The father sees him coming from a long way off. He runs to meet him. He calls for a robe and a ring and a feast. He says: “This son of mine was dead and is alive again; he was lost and is found.”
The older son — the good one, the one who stayed, the one who did everything right — is furious. And the father’s answer to him is the heart of the parable: “We had to celebrate and be glad, because this brother of yours was dead and is alive again; he was lost and is found.”
The story is not about whether the prodigal deserved the feast. It is about the nature of the father. It is about what grace looks like when it is genuinely operating.
The people who insist Jeffrey Dahmer cannot be forgiven are, in the parable’s terms, standing outside the feast refusing to come in. That is their right. But it does not change what is happening inside.
Why People Refuse
The resistance to extending forgiveness to Jeffrey is understandable on a human level. His crimes were of a type that the mind struggles to hold. The nature of what he did — the intimacy of it, the specific choices involved — creates a revulsion that is visceral and real.
But Christian forgiveness was never designed for easy cases. It was designed precisely for the cases where human instinct says no. The entire point of the theology is that grace operates where human moral accounting breaks down — that it covers what we cannot cover ourselves, reaches where we cannot reach, holds what we cannot hold.
If forgiveness only extends to the people we find it easy to forgive, it is not forgiveness in the Christian sense. It is just social approval.
Paul understood this. He wrote in his first letter to Timothy: “Christ Jesus came into the world to save sinners — of whom I am the worst. But for that very reason I was shown mercy so that in me, the worst of sinners, Christ Jesus might display his immense patience.”
The worst of sinners. Shown mercy. So that the display of that mercy might mean something to everyone else.
What Jeffrey Said
At his sentencing in 1992, Jeffrey Dahmer spoke in court. He said:
“I know my time in prison will be terrible, but I deserve whatever I get because of what I have done. Thank God there will be no more victims and no more suffering. I believe I was completely out of my mind. I hated no one. I knew I was sick or evil, or both. I know that you cannot forgive me for what I have done. I ask for no consideration.”
He asked for no consideration. He said he deserved whatever he got. He acknowledged his illness. He expressed relief that there would be no more victims.

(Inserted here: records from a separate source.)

# microsoft/tf2-gnn

Measured on AMD Instinct MI355X. Metric: edges/sec (fwd+bwd) RGCN H=320 L=4, PPI-shaped batch, 1/2/4/8 MI355X, higher is better.
Workload: dtype f32; 1 GPU; rmat30k: V=30000 E=900000 per GPU (one batch per rank, replicas) edge_types=4 D=320 H=320 layers=4 RGCN (PPI_RGCN.json stack settings), step = edge bucketing of the next batch (2nd stream, overlapped) + forward (training mode) + f...

## Files before the change

include/tfgnn.h:

```cpp
#ifndef TFGNN_H
#define TFGNN_H

#include <stddef.h>
#include <stdint.h>

#ifdef __cplusplus
extern "C" {
#endif

typedef enum {
  TFGNN_OK = 0,
  TFGNN_ERR_INVALID_ARGUMENT = -1,
  TFGNN_ERR_OUT_OF_RANGE = -2,
  TFGNN_ERR_HIP = -3,
  TFGNN_ERR_UNSUPPORTED = -4
} tfgnn_status;

typedef enum {
  TFGNN_ACT_NONE = 0,
  TFGNN_ACT_RELU = 1,
  TFGNN_ACT_TANH = 2,
  TFGNN_ACT_LEAKY_RELU = 3,
  TFGNN_ACT_ELU = 4,
  TFGNN_ACT_SELU = 5,
// ... 286 lines not shown
                        const float* d_fixed_inv_scale, void* stream);
int tfgnn_sp_split_cols(const float* d_src, int64_t ld, int64_t K, int64_t N, void* d_sp, int64_t ld_sp_bytes,
                        float* d_inv_scale, void* stream);
int tfgnn_sp_gemm_nt(int64_t M, int64_t N, int64_t K, const void* d_A_sp, int64_t lda_bytes, const float* d_a_inv_scale,
                     int a_scale_block, const void* d_B_sp, int64_t ldb_bytes, const float* d_b_inv_scale, float* d_C,
                     int64_t ldc, const float* d_bias, int act, int accumulate, const float* d_mul, int64_t ld_mul,
                     int act_of_saved, const float* d_saved, int64_t ld_saved, void* stream);
int tfgnn_sp_gemm_nt_sp(int64_t M, int64_t N, int64_t K, const void* d_A_sp, int64_t lda_bytes, const float* d_a_inv_scale,
                        int a_scale_block, const void* d_B_sp, int64_t ldb_bytes, const float* d_b_inv_scale, float* d_C,
                        int64_t ldc, const float* d_bias, int act, const float* d_mul, int64_t ld_mul, int act_of_saved,
                        const float* d_saved, int64_t ld_saved, void* d_out_sp, int64_t ld_out_sp_bytes,
                        float* d_out_inv_scale, void* stream);
int tfgnn_sp_gemm_nt_rows(int64_t M, int64_t N, int64_t K, const void* d_A_sp, int64_t lda_bytes, const float* d_a_inv_scale,
                          int a_scale_block, const int32_t* d_a_rows, const void* d_B_sp, int64_t ldb_bytes, const float* d_b_inv_scale,
                          float* d_C, int64_t ldc, const float* d_bias, int act, int accumulate, const float* d_mul, int64_t ld_mul,
                          int act_of_saved, const float* d_saved, int64_t ld_saved, float saved_scale, void* d_out_sp,
                          int64_t ld_out_sp_bytes, float* d_out_inv_scale, float dropout_rate, uint64_t dropout_seed,
                          const uint8_t* d_tile_kmask, const int32_t* d_row_map, void* stream);

int tfgnn_sp_gemm_nt_grouped(int64_t M, int64_t N, int64_t K, const void* d_A_sp, int64_t lda_bytes, const float* d_a_inv_scale,
                             int a_scale_block, const int32_t* d_a_rows, int64_t a_src_rows, const int32_t* d_tile_table,
                             int64_t num_tiles, int num_groups, const void* d_B_sp, int64_t ldb_bytes, int64_t b_group_stride_bytes,
                             const float* d_b_inv_scale, int64_t b_scale_group_stride, float* d_C, int64_t ldc, const float* d_bias,
                             int act, const float* d_mul, int64_t ld_mul, int act_of_saved, const float* d_saved, int64_t ld_saved,
                             void* d_out_sp, int64_t ld_out_sp_bytes, float* d_out_inv_scale, void* stream);
int tfgnn_sp_gather_rows(const void* d_src_sp, int64_t ld_src_bytes, const float* d_src_inv_scale, int scales_per_row,
                         const int32_t* d_index, int64_t rows, int64_t src_rows, int64_t cols, void* d_dst_sp, int64_t ld_dst_bytes,
                         float* d_dst_inv_scale, void* stream);
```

And then, two years later, he was baptised.
And then, six months after that, he was dead.
The arc of his last years was not the arc of a man performing for parole or reputation. He had no parole to seek. He had said himself he expected to die in prison. He was working through something privately, seriously, with a minister who had no reason to lie about what he witnessed.
The Question
If Saint Paul deserves to be called a saint — if the Church can hold together the man who approved the stoning of Stephen and the man who wrote “love is patient, love is kind” — then the question must be asked honestly:
Why not Jeffrey?
Not because what he did wasn’t devastating. Not because the families of his victims are required to forgive him — they are not, and their pain is not ours to adjudicate. But because the theology either means what it says or it doesn’t. Because grace either has no ceiling or it has one, and if it has one, Christianity needs to say so plainly.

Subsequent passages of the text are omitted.